• [Task to complete] List all the lines in these records that hold "second".

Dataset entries
= = = =

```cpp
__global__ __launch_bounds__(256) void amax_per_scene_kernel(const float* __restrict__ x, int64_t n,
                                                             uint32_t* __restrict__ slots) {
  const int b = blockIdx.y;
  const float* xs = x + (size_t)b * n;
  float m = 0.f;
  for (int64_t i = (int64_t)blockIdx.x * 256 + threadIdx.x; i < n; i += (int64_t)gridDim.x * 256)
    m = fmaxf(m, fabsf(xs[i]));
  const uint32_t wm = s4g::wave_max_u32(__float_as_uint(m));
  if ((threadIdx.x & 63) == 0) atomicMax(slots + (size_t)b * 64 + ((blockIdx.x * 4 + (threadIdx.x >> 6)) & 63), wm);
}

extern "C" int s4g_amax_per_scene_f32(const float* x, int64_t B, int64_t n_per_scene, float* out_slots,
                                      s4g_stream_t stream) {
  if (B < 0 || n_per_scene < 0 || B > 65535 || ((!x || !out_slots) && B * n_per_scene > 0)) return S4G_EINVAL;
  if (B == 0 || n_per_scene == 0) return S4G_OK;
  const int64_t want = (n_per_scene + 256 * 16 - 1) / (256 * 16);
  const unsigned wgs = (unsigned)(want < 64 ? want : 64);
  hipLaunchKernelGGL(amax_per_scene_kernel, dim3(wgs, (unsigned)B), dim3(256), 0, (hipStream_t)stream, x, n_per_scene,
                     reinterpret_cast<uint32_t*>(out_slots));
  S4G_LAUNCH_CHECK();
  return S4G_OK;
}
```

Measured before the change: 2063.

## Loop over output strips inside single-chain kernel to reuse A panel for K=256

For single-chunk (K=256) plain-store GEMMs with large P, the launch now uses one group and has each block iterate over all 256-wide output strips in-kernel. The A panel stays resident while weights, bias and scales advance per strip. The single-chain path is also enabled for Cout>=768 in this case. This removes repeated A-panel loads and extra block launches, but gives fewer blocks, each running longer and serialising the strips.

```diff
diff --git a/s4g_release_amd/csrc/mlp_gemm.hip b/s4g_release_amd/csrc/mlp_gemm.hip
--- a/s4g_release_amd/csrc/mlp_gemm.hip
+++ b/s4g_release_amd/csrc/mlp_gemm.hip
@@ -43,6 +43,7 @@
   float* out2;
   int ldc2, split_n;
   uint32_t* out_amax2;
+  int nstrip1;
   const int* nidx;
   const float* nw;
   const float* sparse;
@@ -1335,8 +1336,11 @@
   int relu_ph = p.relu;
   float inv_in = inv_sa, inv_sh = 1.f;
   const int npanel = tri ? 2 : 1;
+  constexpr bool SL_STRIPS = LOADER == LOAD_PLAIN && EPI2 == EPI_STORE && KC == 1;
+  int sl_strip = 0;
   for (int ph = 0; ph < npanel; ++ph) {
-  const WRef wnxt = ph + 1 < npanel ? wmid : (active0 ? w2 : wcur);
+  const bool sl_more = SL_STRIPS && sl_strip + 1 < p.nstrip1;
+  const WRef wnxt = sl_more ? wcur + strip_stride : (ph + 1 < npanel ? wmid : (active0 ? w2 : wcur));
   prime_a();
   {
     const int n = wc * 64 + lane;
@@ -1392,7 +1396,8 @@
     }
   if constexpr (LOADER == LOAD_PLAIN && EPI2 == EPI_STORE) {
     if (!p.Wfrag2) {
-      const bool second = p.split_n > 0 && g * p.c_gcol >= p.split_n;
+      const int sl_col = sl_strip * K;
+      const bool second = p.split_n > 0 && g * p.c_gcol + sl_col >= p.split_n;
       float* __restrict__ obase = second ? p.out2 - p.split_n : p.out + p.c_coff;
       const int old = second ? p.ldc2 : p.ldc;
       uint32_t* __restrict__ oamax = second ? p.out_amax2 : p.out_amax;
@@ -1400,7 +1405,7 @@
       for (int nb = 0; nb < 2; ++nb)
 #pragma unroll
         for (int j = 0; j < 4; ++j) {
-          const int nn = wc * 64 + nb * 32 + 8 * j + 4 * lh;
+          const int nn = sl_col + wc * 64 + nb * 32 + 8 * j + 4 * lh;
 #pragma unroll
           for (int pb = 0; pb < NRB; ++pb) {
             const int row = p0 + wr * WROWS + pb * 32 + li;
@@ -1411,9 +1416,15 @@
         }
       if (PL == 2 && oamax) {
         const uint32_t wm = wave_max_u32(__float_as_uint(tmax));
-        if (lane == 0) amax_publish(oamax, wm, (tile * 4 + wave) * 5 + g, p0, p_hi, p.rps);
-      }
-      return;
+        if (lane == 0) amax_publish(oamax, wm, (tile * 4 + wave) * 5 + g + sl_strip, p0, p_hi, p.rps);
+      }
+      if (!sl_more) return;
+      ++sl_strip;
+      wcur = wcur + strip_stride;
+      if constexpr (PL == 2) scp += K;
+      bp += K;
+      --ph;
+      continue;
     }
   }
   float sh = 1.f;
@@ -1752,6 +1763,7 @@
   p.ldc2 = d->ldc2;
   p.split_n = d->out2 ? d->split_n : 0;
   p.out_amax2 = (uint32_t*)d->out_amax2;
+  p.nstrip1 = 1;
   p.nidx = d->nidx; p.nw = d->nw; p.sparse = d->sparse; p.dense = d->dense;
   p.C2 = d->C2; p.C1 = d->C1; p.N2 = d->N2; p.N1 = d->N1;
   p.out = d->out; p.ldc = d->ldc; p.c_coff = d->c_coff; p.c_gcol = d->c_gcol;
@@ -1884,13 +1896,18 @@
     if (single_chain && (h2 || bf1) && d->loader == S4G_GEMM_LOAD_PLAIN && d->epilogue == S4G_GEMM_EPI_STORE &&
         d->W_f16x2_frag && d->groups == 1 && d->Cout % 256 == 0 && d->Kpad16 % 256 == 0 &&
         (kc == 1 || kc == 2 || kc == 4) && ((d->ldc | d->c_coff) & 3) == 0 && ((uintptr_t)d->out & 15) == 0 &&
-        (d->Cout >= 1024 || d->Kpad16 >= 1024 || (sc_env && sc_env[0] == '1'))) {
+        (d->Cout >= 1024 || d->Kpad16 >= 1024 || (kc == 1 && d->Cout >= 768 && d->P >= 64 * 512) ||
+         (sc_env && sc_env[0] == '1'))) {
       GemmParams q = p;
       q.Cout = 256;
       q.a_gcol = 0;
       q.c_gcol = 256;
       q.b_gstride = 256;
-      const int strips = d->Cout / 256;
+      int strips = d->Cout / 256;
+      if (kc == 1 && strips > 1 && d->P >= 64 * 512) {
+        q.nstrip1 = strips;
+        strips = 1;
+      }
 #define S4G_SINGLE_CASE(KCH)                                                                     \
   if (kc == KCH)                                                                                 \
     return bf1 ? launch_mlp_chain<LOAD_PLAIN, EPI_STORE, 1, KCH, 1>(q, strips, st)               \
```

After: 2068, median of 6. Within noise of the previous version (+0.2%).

= = = =

• [Response for this exercise]
-      const bool second = p.split_n > 0 && g * p.c_gcol >= p.split_n;
+      const bool second = p.split_n > 0 && g * p.c_gcol + sl_col >= p.split_n;
       float* __restrict__ obase = second ? p.out2 - p.split_n : p.out + p.c_coff;
       const int old = second ? p.ldc2 : p.ldc;
       uint32_t* __restrict__ oamax = second ? p.out_amax2 : p.out_amax;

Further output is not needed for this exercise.